Full Load and CDC processes
The full load process creates files or tables at the target endpoint, automatically defines the metadata that is required at the target, and populates the tables with data from the source. Unlike the CDC process, the full load process loads the data one entire table or file at a time, for maximum efficiency.
The source tables may be subject to update activity during the Load process. However, there is no need to stop processing in the source. Replicate automatically starts the CDC process as soon as the load process starts. It does not apply the changes to the target until after the load of a table completes because the data on the target might not be consistent while the load process is active.
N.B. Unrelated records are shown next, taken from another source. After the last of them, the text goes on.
constexpr int SK_WAVES = 8;
struct SkinnyCell {
  const float *c_prev, *h_prev, *peep, *live, *out_mask;
  float *gates, *c_raw, *c_out, *h_out, *h_raw, *cell_out, *h_out2, *cell_out2;
  int U, ld_h2, ld_c2;
  float fb, clip;
};
__device__ __forceinline__ float sk_sigf(float x) { return 1.0f / (1.0f + expf(-x)); }
template <bool TRANSB, int NT, bool CELL = false, bool BH = false>
__global__ __launch_bounds__(64 * SK_WAVES) void gemm_skinny_f32_kernel(int M, int N, int K, const float* __restrict__ A,
                                                                        int lda, const float* __restrict__ Bm, int ldb,
                                                                        float* __restrict__ C, int ldc,
                                                                        const float* __restrict__ bias, int accumulate,
                                                                        int act, SkinnyCell cell) {
  constexpr int TN = 16 * NT;
  __shared__ float red[SK_WAVES][16][TN + 1];
  const int lane = threadIdx.x & 63, wave = threadIdx.x >> 6;
  const int col = lane & 15, rg = lane >> 4;
  const int n0 = blockIdx.x * TN, m0 = blockIdx.y * 16;
  float cl_cp = 0.f, cl_hp = 0.f, cl_lv = 0.f, cl_wci = 0.f, cl_wcf = 0.f, cl_wco = 0.f, cl_om = 1.f;
  const int cl_m = m0 + (int)threadIdx.x / (TN / 4), cl_u = n0 / 4 + (int)threadIdx.x % (TN / 4);
  const bool cl_on = CELL && (int)threadIdx.x < 16 * (TN / 4) && cl_m < M;
  if (CELL && cl_on) {
    const size_t ci = (size_t)cl_m * cell.U + cl_u;
    cl_cp = cell.c_prev[ci];
    cl_hp = cell.h_prev[ci];
    cl_lv = cell.live[cl_m];
    if (cell.peep) { cl_wci = cell.peep[cl_u]; cl_wcf = cell.peep[cell.U + cl_u]; cl_wco = cell.peep[2 * cell.U + cl_u]; }
    if (cell.out_mask) cl_om = cell.out_mask[ci];
  }
  typedef __attribute__((ext_vector_type(4))) unsigned skw4_t;
  static_assert(!BH || (TRANSB ? NT == 1 : NT == 2), "bf16 weights: NT = 2 fragment image / NT = 1 transposed rows");
  struct Frag {
    f32x4_t a[4], b[BH ? 1 : NT][BH ? 1 : 4];
    skw4_t w[BH ? (TRANSB ? 2 : 4) : 1];
    float keep;
  };
  f32x4_t acc[NT];
#pragma unroll
  for (int j = 0; j < NT; ++j) acc[j] = (f32x4_t){0.f, 0.f, 0.f, 0.f};
  const float* ap = A + (size_t)min(m0 + col, M - 1) * lda + ((BH && TRANSB) ? rg * 16 : rg * 4);
  const int units = K / 64;
  const bf16_t* Bh = reinterpret_cast<const bf16_t*>(Bm);
  auto load = [&](int round, Frag& f) {
    const int unit = wave + round * SK_WAVES;
    const bool valid = unit < units;
    const int kb = (valid ? unit : units - 1) * 64;
    f.keep = valid ? 1.f : 0.f;
    if constexpr (BH) {
      if constexpr (TRANSB) {
#pragma unroll
        for (int j = 0; j < 4; ++j) f.a[j] = *reinterpret_cast<const f32x4_t*>(ap + kb + j * 4);
        const bf16_t* bp = Bh + (size_t)(n0 + col) * ldb + kb + rg * 16;
        f.w[0] = *reinterpret_cast<const skw4_t*>(bp);
        f.w[1] = *reinterpret_cast<const skw4_t*>(bp + 8);
      } else {
#pragma unroll
        for (int j = 0; j < 4; ++j) f.a[j] = *reinterpret_cast<const f32x4_t*>(ap + kb + j * 16);
        const skw4_t* bp = reinterpret_cast<const skw4_t*>(Bh + (((size_t)blockIdx.x * units + (kb >> 6)) * 64 + lane) * 32);
#pragma unroll
        for (int j = 0; j < 4; ++j) f.w[j] = bp[j];
      }
      return;
    }
#pragma unroll
    for (int j = 0; j < 4; ++j) {
      f.a[j] = *reinterpret_cast<const f32x4_t*>(ap + kb + j * 16);
#pragma unroll
      for (int n = 0; n < NT; ++n) {
        if (TRANSB) {
          f.b[n][j] = *reinterpret_cast<const f32x4_t*>(Bm + (size_t)(n0 + n * 16 + col) * ldb + kb + j * 16 + rg * 4);
        } else {
          const float* bp = Bm + (size_t)(kb + j * 16 + rg * 4) * ldb + n0 + n * 16 + col;
#pragma unroll
          for (int e = 0; e < 4; ++e) f.b[n][j][e] = bp[(size_t)e * ldb];
        }
      }
    }
  };
  auto mma = [&](const Frag& f) {
    if constexpr (BH) {
#pragma unroll
      for (int j = 0; j < 4; ++j)
#pragma unroll
        for (int e = 0; e < 4; ++e) {
          if constexpr (TRANSB) {
            const int t = 4 * j + e;
            const unsigned wd = f.w[t >> 3][(t & 7) >> 1];
            const float bv = __uint_as_float((t & 1) ? (wd & 0xffff0000u) : (wd << 16));
            acc[0] = __builtin_amdgcn_mfma_f32_16x16x4f32(f.a[j][e] * f.keep, bv, acc[0], 0, 0, 0);
          } else {
            const unsigned wd = f.w[j][e];
            acc[0] = __builtin_amdgcn_mfma_f32_16x16x4f32(f.a[j][e] * f.keep, __uint_as_float(wd << 16), acc[0], 0, 0, 0);
            acc[NT - 1] = __builtin_amdgcn_mfma_f32_16x16x4f32(f.a[j][e] * f.keep, __uint_as_float(wd & 0xffff0000u), acc[NT - 1], 0, 0, 0);
          }
        }
      return;
    }
#pragma unroll
    for (int j = 0; j < 4; ++j)
#pragma unroll
      for (int e = 0; e < 4; ++e)
#pragma unroll
        for (int n = 0; n < NT; ++n)
          acc[n] = __builtin_amdgcn_mfma_f32_16x16x4f32(f.a[j][e] * f.keep, f.b[n][j][e], acc[n], 0, 0, 0);
  };
  Frag f0, f1;
  load(0, f0);
  if (units <= SK_WAVES) {
    mma(f0);
  } else {
    const int rounds = ((units + SK_WAVES - 1) / SK_WAVES + 1) & ~1;
    for (int r = 0; r < rounds; r += 2) {
      load(r + 1, f1);
      __builtin_amdgcn_sched_barrier(0);
      mma(f0);
      __builtin_amdgcn_sched_barrier(0);
      load(r + 2, f0);
      __builtin_amdgcn_sched_barrier(0);
      mma(f1);
      __builtin_amdgcn_sched_barrier(0);
    }
  }
#pragma unroll
  for (int n = 0; n < NT; ++n)
#pragma unroll
    for (int r = 0; r < 4; ++r) red[wave][rg * 4 + r][n * 16 + col] = acc[n][r];
  __syncthreads();
  if constexpr (CELL) {
    if (!cl_on) return;
    const int m = (int)threadIdx.x / (TN / 4), ul = (int)threadIdx.x % (TN / 4), U = cell.U;
    float p[4];
#pragma unroll
    for (int g = 0; g < 4; ++g) {
      float v = 0.f;
#pragma unroll
      for (int w = 0; w < SK_WAVES; ++w) v += red[w][m][ul * 4 + g];
      if (bias) v += bias[n0 + ul * 4 + g];
      p[g] = v;
    }
    const float cp = cl_cp;
    const float i = sk_sigf(p[0] + cl_wci * cp);
    const float g = tanhf(p[1]);
    const float f = sk_sigf(p[2] + cell.fb + cl_wcf * cp);
    float cn = g * i + cp * f;
    if (cell.clip > 0.f) cn = fminf(fmaxf(cn, -cell.clip), cell.clip);
    const float o = sk_sigf(p[3] + cl_wco * cn);
    const float hn = tanhf(cn) * o;
    const size_t ci = (size_t)cl_m * U + cl_u;
    float* gp = cell.gates + (size_t)cl_m * 4 * U;
    gp[cl_u] = i; gp[U + cl_u] = g; gp[2 * U + cl_u] = f; gp[3 * U + cl_u] = o;
    cell.c_raw[ci] = cn;
    cell.h_raw[ci] = hn;
    cell.c_out[ci] = cl_lv > 0.f ? cn : cp;
    const float ho = cl_lv > 0.f ? hn : cl_hp;
    cell.h_out[ci] = ho;
    if (cell.h_out2) cell.h_out2[(size_t)cl_m * cell.ld_h2 + cl_u] = ho;
    const float co = cell.out_mask ? hn * cl_om : hn;
    if (cell.cell_out) cell.cell_out[ci] = co;
    if (cell.cell_out2) cell.cell_out2[(size_t)cl_m * cell.ld_c2 + cl_u] = co;
    return;
  }
  for (int idx = threadIdx.x; idx < 16 * TN; idx += 64 * SK_WAVES) {
    const int m = idx / TN, n = idx % TN;
    if (m0 + m >= M) continue;
    float v = 0.f;
#pragma unroll
    for (int w = 0; w < SK_WAVES; ++w) v += red[w][m][n];
    if (bias) v += bias[n0 + n];
    float* cp = C + (size_t)(m0 + m) * ldc + n0 + n;
    if (accumulate) v += *cp;
    if (act == 1) v = fmaxf(v, 0.f);
    *cp = v;
  }
}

At the conclusion of the load process, however, Replicate guarantees consistency and integrity of the target data.
If the load process is interrupted, it continues from wherever it stopped when restarted.
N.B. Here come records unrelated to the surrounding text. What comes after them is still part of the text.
+        const long row = (long)min(a + k, H - 1) * W;
+        const float4 v0 = b[(row + x0) * C4], v1 = b[(row + x1) * C4];
+        h[k] = make_float4(hx * v0.x + wx * v1.x, hx * v0.y + wx * v1.y, hx * v0.z + wx * v1.z, hx * v0.w + wx * v1.w);
+    }
+    float4* out = reinterpret_cast<float4*>(y) + (((long)n * OH + oy0) * OW + ox) * C4 + c4;
+#pragma unroll
+    for (int r = 0; r < UP2_FWD_ROWS; ++r) {
+        if (oy0 + r >= OH) break;
+        int y0, y1; float wy;
+        up2_coords(oy0 + r, H, OH, y0, y1, wy);
+        const float4 t = up2_pick(h[0], h[1], h[2], h[3], y0 - a), u = up2_pick(h[0], h[1], h[2], h[3], y1 - a);
+        const float hy = 1.f - wy;
+        out[(long)r * OW * C4] = make_float4(hy * t.x + wy * u.x, hy * t.y + wy * u.y, hy * t.z + wy * u.z, hy * t.w + wy * u.w);
+    }
+}
+static dim3 up2_block(int units, int cap) {
+    int bx = 1;
+    while (bx < units && bx < cap) bx *= 2;
+    return dim3(bx, 256 / bx);
 }
 static bool up2_v4_ok(const void* a, const void* b, int N, int H, int W, int C) {
     return C % 4 == 0 && ((reinterpret_cast<uintptr_t>(a) | reinterpret_cast<uintptr_t>(b)) & 15) == 0 && (long)N * 2 * H < 65536 &&
@@ -392,7 +414,8 @@
     long total = (long)N * 4 * H * W * C;
     if (total <= 0) return 0;
     if (up2_v4_ok(x, y, N, H, W, C)) {
-        hipLaunchKernelGGL(up2_fwd_v4_kernel, dim3(cdiv(2 * W * (C / 4), 256), N * 2 * H), dim3(256), 0, s, x, H, W, C / 4, y);
+        const dim3 blk = up2_block(C / 4, 64);
+        hipLaunchKernelGGL(up2_fwd_v4_kernel, dim3(cdiv(2 * W, blk.y), N * cdiv(2 * H, UP2_FWD_ROWS), cdiv(C / 4, blk.x)), blk, 0, s, x, H, W, C / 4, y);
         PDF_LAUNCH_CHECK();
         return 0;
     }
@@ -417,62 +440,105 @@
         atomicAdd(&b[((long)y1 * W + x1) * C], g * wy * wx);
     }
 }
-__device__ __forceinline__ int up2_touching(int i, int in_sz, int out_sz, int (&o_of)[6], float (&w_of)[6]) {
-    int cnt = 0;
-    const int lo = max(0, 2 * i - 2), hi = min(out_sz - 1, 2 * i + 4);
-    for (int o = lo; o <= hi; ++o) {
-        int i0, i1; float w1;
-        up2_coords(o, in_sz, out_sz, i0, i1, w1);
-        float w = 0.f;
-        if (i0 == i) w += 1.f - w1;
-        if (i1 == i) w += w1;
-        if (w != 0.f && cnt < 6) { o_of[cnt] = o; w_of[cnt] = w; ++cnt; }
-    }
-    return cnt;
-}
-__global__ __launch_bounds__(256) void up2_bwd_v4_kernel(const float* __restrict__ dy, int H, int W, int C4, float* __restrict__ dx) {
-    const int OH = 2 * H, OW = 2 * W;
-    const int j = blockIdx.x * 256 + threadIdx.x;
-    if (j >= W * C4) return;
-    const int ix = j / C4, c4 = j - ix * C4;
-    const int n = blockIdx.y / H, iy = blockIdx.y - n * H;
-    int oys[6], oxs[6]; float wys[6], wxs[6];
-    const int ny = up2_touching(iy, H, OH, oys, wys), nx = up2_touching(ix, W, OW, oxs, wxs);
-    const float4* g = reinterpret_cast<const float4*>(dy) + (long)n * OH * OW * C4 + c4;
-    float4 acc = make_float4(0.f, 0.f, 0.f, 0.f);
-    for (int a = 0; a < ny; ++a)
-        for (int b = 0; b < nx; ++b) {
-            const float4 v = g[((long)oys[a] * OW + oxs[b]) * C4];
-            const float w = wys[a] * wxs[b];
-            acc.x += w * v.x; acc.y += w * v.y; acc.z += w * v.z; acc.w += w * v.w;
-        }
-    reinterpret_cast<float4*>(dx)[((long)blockIdx.y * W + ix) * C4 + c4] = acc;
-}
-__global__ __launch_bounds__(256) void up2_bwd_gather_kernel(const float* __restrict__ dy, int H, int W, int C, float* __restrict__ dx) {
-    const int OH = 2 * H, OW = 2 * W;
-    const int j = blockIdx.x * 256 + threadIdx.x;
-    if (j >= W * C) return;
-    const int ix = j / C, c = j - ix * C;
-    const int n = blockIdx.y / H, iy = blockIdx.y - n * H;
-    int oys[6], oxs[6]; float wys[6], wxs[6];
-    const int ny = up2_touching(iy, H, OH, oys, wys), nx = up2_touching(ix, W, OW, oxs, wxs);
-    const float* g = dy + (long)n * OH * OW * C + c;
-    float acc = 0.f;
-    for (int a = 0; a < ny; ++a)
-        for (int b = 0; b < nx; ++b) acc += wys[a] * wxs[b] * g[((long)oys[a] * OW + oxs[b]) * C];
-    dx[((long)blockIdx.y * W + ix) * C + c] = acc;
+constexpr int UP2_BWD_ROWS = 4;
+constexpr int UP2_BWD_ITS = 3;
+__device__ __forceinline__ void up2_fma(float& a, float w, float v) { a += w * v; }
+__device__ __forceinline__ void up2_fma(float4& a, float w, const float4& v) { a.x += w * v.x; a.y += w * v.y; a.z += w * v.z; a.w += w * v.w; }
+__device__ __forceinline__ void up2_clear(float& a) { a = 0.f; }
+__device__ __forceinline__ void up2_clear(float4& a) { a = make_float4(0.f, 0.f, 0.f, 0.f); }
+__device__ __forceinline__ float up2_weight(int i, int i0, int i1, float w1) { return (i0 == i ? 1.f - w1 : 0.f) + (i1 == i ? w1 : 0.f); }
+template <typename V>
+__global__ __launch_bounds__(256) void up2_bwd_gather_kernel(const V* __restrict__ dy, int H, int W, int CU, V* __restrict__ dx) {
+    extern __shared__ float4 up2_smem[];
+    const int OH = 2 * H, OW = 2 * W, bx = blockDim.x, by = blockDim.y, tx = threadIdx.x, ty = threadIdx.y;
+    const int ncmax = 2 * by + 5;
+    V* t = reinterpret_cast<V*>(up2_smem);
+    int* sx0 = reinterpret_cast<int*>(t + UP2_BWD_ROWS * ncmax * bx);
+    float* swx = reinterpret_cast<float*>(sx0 + ncmax);
+    const int strips = (H + UP2_BWD_ROWS - 1) / UP2_BWD_ROWS;
+    const int n = blockIdx.y / strips, iy0 = (blockIdx.y - n * strips) * UP2_BWD_ROWS, ix0 = blockIdx.x * by;
+    const int c = blockIdx.z * bx + tx;
+    const bool cok = c < CU;
+    const int ox_lo = max(0, 2 * ix0 - 2), ncols = min(OW - 1, 2 * (ix0 + by - 1) + 4) - ox_lo + 1;
+    const int oy_lo = max(0, 2 * iy0 - 2), oy_hi = min(OH - 1, 2 * (iy0 + UP2_BWD_ROWS - 1) + 4);
+    for (int col = ty * bx + tx; col < ncols; col += 256) {
+        int x0, x1; float w1;
+        up2_coords(ox_lo + col, W, OW, x0, x1, w1);
+        sx0[col] = x0; swx[col] = w1;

You can add new tables to an existing target without reloading the existing tables. Similarly, you can add or drop columns in previously populated target tables without reloading.
The CDC process captures changes in the source data or metadata as they occur and applies them to the target endpoint as soon as possible in near real time. It captures and applies the changes as units of single committed transactions and can update several different target tables as the result of a single source commit. This guarantees transactional integrity in the target endpoint. The CDC process for any file or table starts as soon as the data load process for the file or table begins.
CDC operates by reading the recovery log file of the source endpoint management system and grouping together the entries for each transaction. The process employs techniques that ensure efficiency without seriously impacting the latency of the target data. If the CDC process cannot apply the changes to the target within a reasonable amount of time (for example when the target is not accessible), it buffers the changes on the Replication server for as long as necessary. There is no need to re-read the source DBMS logs, which may take a long time.